Тут мальчишка говорил правду, и Хисдай ибн Эзра это знал. Если он сам и мог себе мысленно льстить, находя в своем облике сходство с черными магами из древних легенд, то любое мало-мальски правдивое зеркало мгновенно его в этом разубеждало. Это был маленький человечек со сморщенным личиком и голосом трескучим, как у сверчка. Его седины, редкие под тюрбаном и пышные на подбородке, беспрестанно спорили с юношеским огоньком, горевшим в карих глазах. Он и сам не заметил, как побелел, проводя долгие часы над изучением скучнейших, зубодробительнейших дисциплин, от которых неумолимо клонило в тяжкий сон. Но стоило ему пробудиться, он в любой беседе являл такую живейшую проницательность, осведомленность и заинтересованность во всем, что происходило как в ближних, так и в дальних пределах, что никто из молодых даже не пытался поспеть за блеском его ума и вспышками озарения, подобными молнии.
Несомненно, разного рода противоречия давно и вольготно гнездились под крышей дома бывшего короля торговцев, но чтобы в такие времена на пороге появился кастилец!
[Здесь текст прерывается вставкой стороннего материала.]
@@ -708,6 +718,17 @@
     S.derefs = S.comb->d; S.vals = d->vals;
   }
   if ((rc = vpin::comm_mark(c, "derefs_gather"))) return rc;
+  return commit_derefs(S);
+}
+
+static int commit_derefs(SparkProof& S) {
+  vpin_ctx* c = S.c;
+  const vpin_spark_decomm* d = S.d;
+  const DistPlan* dz = S.dz;
+  const PcGens* g_derefs = S.g_derefs;
+  const size_t N = S.N;
+  const vpin::fq* mem_ry = S.mem_ry->d;
+  int rc;
   std::vector<CG>& comm_derefs = S.comm_derefs;
   const bool hot = d->hot_col[0] != 0xffffffffu || d->hot_col[1] != 0xffffffffu || d->hot_col[2] != 0xffffffffu;
   const uint32_t* col_idx[3] = {d->idx + 6 * N, d->idx + 7 * N, d->idx + 8 * N};
@@ -850,9 +871,13 @@
   int rc;
   const std::vector<int>* hv = S.by_circuit() ? &dz->dotp_of[dz->rank] : nullptr;
   const size_t nh = hv ? hv->size() : 6;
-  if (nh && (rc = vpin::spark_triple_sums(c, S.derefs, S.vals, S.Nf, hv ? hv->data() : nullptr, (int)nh))) return rc;
   Fq mine6[6] = {};
-  for (size_t i = 0; i < nh; i++) mine6[hv ? (*hv)[i] : i] = reinterpret_cast<const Fq*>(c->h_spark)[3 * i];
+  if (S.pre) {
+    std::copy(S.pre->sums, S.pre->sums + 6, mine6);
+  } else {
+    if (nh && (rc = vpin::spark_triple_sums(c, S.derefs, S.vals, S.Nf, hv ? hv->data() : nullptr, (int)nh))) return rc;
+    for (size_t i = 0; i < nh; i++) mine6[hv ? (*hv)[i] : i] = reinterpret_cast<const Fq*>(c->h_spark)[3 * i];
+  }
   if (S.st) rc = dist_sum(c, *dz, mine6, 6, S.dotp.claims, "triple_sums");
   else if (dz) rc = dist_pick(c, *dz, mine6, 6, dz->owner_dotp, S.dotp.claims, "triple_sums");
   else std::copy(mine6, mine6 + 6, S.dotp.claims);
@@ -1049,10 +1074,11 @@
 }
 
 static int spark_prove(vpin_ctx* c, const vpin_spark_decomm* d, const std::vector<Fq>& rx, const std::vector<Fq>& ry,
-                       const Fq evals[3], Transcript& tr, Transcript& tape, Writer& w) {
+                       const Fq evals[3], Transcript& tr, Transcript& tape, Writer& w, SparkPrelude* pre) {
   if (d->N < 4 || d->M < 4 || rx.size() != d->nx || ry.size() != d->ny) return VPIN_ESHAPE;
   int rc;
   SparkProof S(c, d, rx, ry, evals, tr, tape);
+  if (pre && pre->done) S.pre = pre;
   const Shape sh{d->nx, d->ny, S.N, S.M, S.lgN + 4, std::max(d->nx, d->ny) + 1, S.lgN + 3};
   if ((rc = get_view(c, std::max(sh.v_ops, sh.v_mem), &S.g_ops)) || (rc = get_view(c, sh.v_ops, &S.g_ops)) ||
       (rc = get_view(c, sh.v_mem, &S.g_mem)) || (rc = get_view(c, sh.v_derefs, &S.g_derefs)))
@@ -1069,6 +1095,36 @@
   if ((rc = stage_hash(S))) return rc;
   lap(4);
   write_proof(S, w);
+  return VPIN_OK;
+}
+
+}
+
+namespace vpin_prover {
+
+size_t SparkPrelude::nm() const { return std::max(d->nx, d->ny); }
+
+int spark_prelude(vpin_ctx* c, SparkPrelude& P, const std::vector<Fq>& rx, const std::vector<Fq>& ry, vpin_table* eq_rx) {
+  const vpin_spark_decomm* d = P.d;
+  P.mem_rx = eq_rx;
+  if (d->N < 4 || d->M < 4 || rx.size() != d->nx || ry.size() != d->ny) return VPIN_ESHAPE;
+  const size_t nm = P.nm();
+  int rc;
+  if (!P.mem_rx) {
+    std::vector<Fq> rx_ext(nm, Fq::zero());
+    std::copy(rx.begin(), rx.end(), rx_ext.begin() + (nm - d->nx));
+    if ((rc = vpin_eq_table(c, B(rx_ext.data()), (int)nm, &P.mem_rx))) return rc;
+  } else if (P.mem_rx->len != ((size_t)1 << nm)) {
+    return VPIN_ESHAPE;
+  }
+  std::vector<Fq> ry_ext(nm, Fq::zero());
+  std::copy(ry.begin(), ry.end(), ry_ext.begin() + (nm - d->ny));
+  if ((rc = vpin_eq_table(c, B(ry_ext.data()), (int)nm, &P.mem_ry))) return rc;
+  if ((rc = vpin::table_alloc_uninit(c, 8 * d->N, &P.comb))) return rc;
+  if ((rc = vpin::spark_gather_derefs(c, d, vpin::SparkLeaves{}, P.mem_rx->d, P.mem_ry->d, P.comb->d))) return rc;
+  if ((rc = vpin::spark_triple_sums(c, P.comb->d, d->vals, d->N))) return rc;
+  for (int i = 0; i < 6; i++) P.sums[i] = reinterpret_cast<const Fq*>(c->h_spark)[3 * i];
+  P.done = true;
   return VPIN_OK;
 }
 
@@ -1334,8 +1390,14 @@
   uint8_t ie[96];
   std::vector<Fq> rx(log2z(ncons)), ry(log2z(2 * nv));
   size_t sat_len = 0;
+  SparkPrelude pre;
+  pre.d = decomm;
+  struct PreGuard {
+    vpin_ctx* c; SparkPrelude& p;
+    ~PreGuard() { for (vpin_table* t : {p.mem_rx, p.mem_ry, p.comb}) if (t) vpin_table_free(c, t); }
+  } pre_guard{c, pre};
   int rc = sat_prove_core(c, dinst, nv, ncons, ni, vars_para, vars_input, vars, inputs, seed_commit64, seed_proof64, proof_out,
-                          proof_cap, &sat_len, comm_para_out, comm_input_out, ie, B(rx.data()), B(ry.data()), &tr, &tape);
+                          proof_cap, &sat_len, comm_para_out, comm_input_out, ie, B(rx.data()), B(ry.data()), &tr, &tape, &pre);
   if (rc) return vpin::comm_leave(c->comm, rc);
   if (c->progress_flag) *c->progress_flag = 1;
   g_spark_timings[5] = secs(t0, Clock::now());
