#define MER_WGMMA_D64                                                                                            \
  "{%0, %1, %2, %3, %4, %5, %6, %7, %8, %9, %10, %11, %12, %13, %14, %15, %16, %17, %18, %19, %20, %21, %22, %23, " \
  "%24, %25, %26, %27, %28, %29, %30, %31, %32, %33, %34, %35, %36, %37, %38, %39, %40, %41, %42, %43, %44, %45, "  \
  "%46, %47, %48, %49, %50, %51, %52, %53, %54, %55, %56, %57, %58, %59, %60, %61, %62, %63}"
#define MER_WGMMA_OUT64(d)                                                                                        \
  "+f"(d[0]), "+f"(d[1]), "+f"(d[2]), "+f"(d[3]), "+f"(d[4]), "+f"(d[5]), "+f"(d[6]), "+f"(d[7]), "+f"(d[8]),      \
      "+f"(d[9]), "+f"(d[10]), "+f"(d[11]), "+f"(d[12]), "+f"(d[13]), "+f"(d[14]), "+f"(d[15]), "+f"(d[16]),       \
      "+f"(d[17]), "+f"(d[18]), "+f"(d[19]), "+f"(d[20]), "+f"(d[21]), "+f"(d[22]), "+f"(d[23]), "+f"(d[24]),      \
      "+f"(d[25]), "+f"(d[26]), "+f"(d[27]), "+f"(d[28]), "+f"(d[29]), "+f"(d[30]), "+f"(d[31]), "+f"(d[32]),      \
      "+f"(d[33]), "+f"(d[34]), "+f"(d[35]), "+f"(d[36]), "+f"(d[37]), "+f"(d[38]), "+f"(d[39]), "+f"(d[40]),      \
      "+f"(d[41]), "+f"(d[42]), "+f"(d[43]), "+f"(d[44]), "+f"(d[45]), "+f"(d[46]), "+f"(d[47]), "+f"(d[48]),      \
      "+f"(d[49]), "+f"(d[50]), "+f"(d[51]), "+f"(d[52]), "+f"(d[53]), "+f"(d[54]), "+f"(d[55]), "+f"(d[56]),      \
      "+f"(d[57]), "+f"(d[58]), "+f"(d[59]), "+f"(d[60]), "+f"(d[61]), "+f"(d[62]), "+f"(d[63])

template <int KIND>
__device__ __forceinline__ void wgmma_m64n128(float (&d)[64], uint64_t desc_a, uint64_t desc_b, int accumulate) {
  if (KIND == 0) {
    asm volatile("{\n.reg .pred p;\nsetp.ne.b32 p, %66, 0;\n"
                 "wgmma.mma_async.sync.aligned.m64n128k16.f32.f16.f16 " MER_WGMMA_D64 ", %64, %65, p, 1, 1, 0, 0;\n}\n"
                 : MER_WGMMA_OUT64(d)
                 : "l"(desc_a), "l"(desc_b), "r"(accumulate));
  } else if (KIND == 1) {
    asm volatile("{\n.reg .pred p;\nsetp.ne.b32 p, %66, 0;\n"
                 "wgmma.mma_async.sync.aligned.m64n128k16.f32.bf16.bf16 " MER_WGMMA_D64 ", %64, %65, p, 1, 1, 0, 0;\n}\n"
                 : MER_WGMMA_OUT64(d)
                 : "l"(desc_a), "l"(desc_b), "r"(accumulate));
  } else {
    asm volatile("{\n.reg .pred p;\nsetp.ne.b32 p, %66, 0;\n"
                 "wgmma.mma_async.sync.aligned.m64n128k8.f32.tf32.tf32 " MER_WGMMA_D64 ", %64, %65, p, 1, 1;\n}\n"
                 : MER_WGMMA_OUT64(d)
                 : "l"(desc_a), "l"(desc_b), "r"(accumulate));
  }
}

__device__ __forceinline__ uint32_t cluster_ctarank() {
  uint32_t r;
  asm volatile("mov.u32 %0, %%cluster_ctarank;" : "=r"(r));
  return r;
}
__device__ __forceinline__ void cluster_sync_all() {
  asm volatile("barrier.cluster.arrive.release.aligned;" ::: "memory");
  asm volatile("barrier.cluster.wait.acquire.aligned;" ::: "memory");
}

__device__ __forceinline__ float round_tf32(float x) {
  uint32_t u;
  asm("cvt.rna.tf32.f32 %0, %1;" : "=r"(u) : "f"(x));
  return __uint_as_float(u);
}
__device__ __forceinline__ uint32_t pack_f16x2(float lo, float hi) {
  uint32_t r;
  asm("cvt.rn.satfinite.f16x2.f32 %0, %1, %2;" : "=r"(r) : "f"(hi), "f"(lo));
  return r;
}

Это было бы чересчур даже для видавшего виды слуги, чтобы не броситься тут же со всех ног растрезвонивать невероятные новости благодарным слушателям из числа сотоварищей.
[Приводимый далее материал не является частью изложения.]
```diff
@@ -1776,15 +1816,23 @@
     };
     if (rowsTot > 0) {
         const int nzA = gnz[0];
-        const bool second = lane >= nzA, slabLane = lane < slabsTot;
-        const lanemask_t m2 = mask_of(second);
-        const int zl = sel(m2, lane - nzA, lane), sh = sel(m2, gsh[1], gsh[0]), ny = sel(m2, gny[1], gny[0]);
-        const int rowId0 = sel(m2, rowOff1, 0) + (zl << sh);
+        const bool slabLane = lane < slabsTot;
+        const int lc = min(lane, slabsTot - 1);
+        const lanemask_t mS = mask_of(slabLane), m2 = mask_of(lc >= nzA);
+        const unsigned slabB = (unsigned)(Gx + 1) * (unsigned)Gp * 4u;
+        unsigned bA[2], bE[2];
+#pragma unroll
+        for (int p = 0; p < 2; ++p) {
+            const unsigned zrow = (unsigned)gz0[p] * (unsigned)(Gx + 1) - (p ? (unsigned)nzA * (unsigned)(Gx + 1) : 0u);
+            bA[p] = ((zrow + (unsigned)gx0[p]) * (unsigned)Gp + (unsigned)gy0[p]) * 4u;
+            bE[p] = ((zrow + (unsigned)gx1[p] + 1u) * (unsigned)Gp + (unsigned)gy0[p]) * 4u;
+        }
+        const int pitch = sel(m2, 1 << gsh[1], 1 << gsh[0]);
+        const int rowId0 = sel(m2, rowOff1 + ((lc - nzA) << gsh[1]), lc << gsh[0]);
         int a[4], len[4];
         {
-            const unsigned zrow = (unsigned)(sel(m2, gz0[1], gz0[0]) + (slabLane ? zl : 0)) * (unsigned)(Gx + 1);
-            const unsigned la = ((zrow + (unsigned)sel(m2, gx0[1], gx0[0])) * (unsigned)Gp + (unsigned)sel(m2, gy0[1], gy0[0])) * 4u;
-            const unsigned le = ((zrow + (unsigned)sel(m2, gx1[1], gx1[0]) + 1u) * (unsigned)Gp + (unsigned)sel(m2, gy0[1], gy0[0])) * 4u;
+            const unsigned lz = __umul24((unsigned)lc, slabB);
+            const unsigned la = lz + sel(m2, bA[1], bA[0]), le = lz + sel(m2, bE[1], bE[0]);
             const int4u a0 = ld_off_u4(tb, la), e0 = ld_off_u4(tb, le);
             a[0] = a0.x; a[1] = a0.y; a[2] = a0.z; a[3] = a0.w;
             len[0] = e0.x - a0.x; len[1] = e0.y - a0.y; len[2] = e0.z - a0.z; len[3] = e0.w - a0.w;
@@ -1794,7 +1842,8 @@
         int lmax = 0;
 #pragma unroll
         for (int y = 0; y < 4; ++y) {
-            len[y] = sel(mask_of(slabLane && y < ny), len[y], 0);
+            const lanemask_t my = y == 0 ? mS : mS & ((y < gny[1] ? m2 : 0ull) | (y < gny[0] ? ~m2 : 0ull));
+            len[y] = sel(my, len[y], 0);
             pre[y + 1] = pre[y] + len[y];
             lmax = max(lmax, len[y]);
         }
@@ -1806,7 +1855,7 @@
         if (slabLane) {
 #pragma unroll
             for (int y = 0; y < 4; ++y)
-                if (y < (1 << sh)) {
+                if (y < pitch) {
                     W.rowBase[rowId0 + y] = (unsigned short)(lb + pre[y]);
                     W.delta[rowId0 + y] = a[y] - (lb + pre[y]);
                 }
@@ -1826,11 +1875,11 @@
         const int re = rowOff + ((cz1 + 1 - gz) << gs);
         if (!fitsRows) { REASON_COUNT(7, __builtin_amdgcn_ballot_w64(gid >= 0)); gid = -1; }
         int r0 = fitsRows ? 0 : Rtot;
+        int B0 = 0;
 #pragma unroll 1
         while (r0 < Rtot) {
-            const int B0 = __builtin_amdgcn_readfirstlane(W.rowBase[r0]);
-            int r1 = Rtot;
-            if (N - B0 > CAP) {
+            int r1 = Rtot, Nc = N - B0;
+            if (Nc > CAP) {
                 r1 = r0;
 #pragma unroll 1
                 for (int j = 0; j < ROWS / 64; ++j) {
@@ -1841,15 +1890,20 @@
                     r1 += __ffsll((long long)~fits) - 1;
                     break;
                 }
-            }
-            const int Nc = __builtin_amdgcn_readfirstlane(W.rowBase[r1]) - B0;
-            for (int i = lane; i < Nc; i += 64) W.marker[i] = 0;
+                Nc = __builtin_amdgcn_readfirstlane(W.rowBase[r1]) - B0;
+            }
+#pragma unroll
+            for (int j = 0; j < (CAP + 63) / 64; ++j)
+                if (j * 64 < Nc) {
+                    const int i = lane + 64 * j;
+                    if (i < Nc) W.marker[i] = 0;
+                }
             wave_sync();
             if (slabLane) {
                 int p0 = W.rowBase[rowId0];
 #pragma unroll
                 for (int y = 0; y < 4; ++y) {
-                    if (y < (1 << sh)) {
+                    if (y < pitch) {
                         const int r = rowId0 + y, p1 = W.rowBase[r + 1];
                         if (p1 > p0 && r >= r0 && r < r1) W.marker[p0 - B0] = (typename Stage::marker_t)(r + 1);
                         p0 = p1;
@@ -1894,6 +1948,7 @@
             wave_sync();
             PHASE_MARK(6);
             r0 = r1;
+            B0 += Nc;
         }
     }
     PHASE_COUNT(14, __popcll(__builtin_amdgcn_ballot_w64(work && gid < 0)));
```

Теперь, когда первоначальный испуг Махмуда улегся, Хисдай отметил про себя, что тому не терпится поскорее управиться со своим поручением, чтобы затем улизнуть на кухню со свежей сплетней, поэтому старик, мягко подгоняя его, изрек:
— Поспеши же! Кастильцев, все равно что демонов, не следует заставлять долго ждать.
Махмуд исчез из виду и почти тут же появился вновь. За ним следовал благородный муж, чье подчеркнуто скромное европейское платье представляло разительный контраст по сравнению с роскошью мавританского одеяния Хисдая ибн Эзры.
— Пелайо Фернандес де Санта Фе, о сиди, — возвестил, кланяясь, Махмуд.
Как заметил Хисдай, парень весьма преуспел в искусстве искоса озираться вокруг, не упуская ни малейших подробностей происходящего даже в низком поклоне, практически упираясь глазами в каменный пол. Пользуясь этим талантом своего слуги, старый еврей, как правило, не упускал возможности разыграть перед ним какой-нибудь поучительный спектакль. Нынче, как и всякий раз, Махмуду предстояло быть свидетелем исключительно занимательного зрелища.
Тем временем Хисдай ибн Эзра поднял свой пристальный взгляд с платья представшего перед ним человека на его лицо и застыл подобно тем ледяным глыбам, что лежат на заснеженной вершине Муласена. Он почувствовал, как кровь отхлынула от его лица, будто волна во время отлива, и впервые в жизни ощутил, как по-старчески затряслись его простертые руки. Старик шумно глотнул воздуха, и звук этот был так похож на предсмертный хрип, что никакой слуга, которому дорого его жалованье, не смог бы устоять на месте.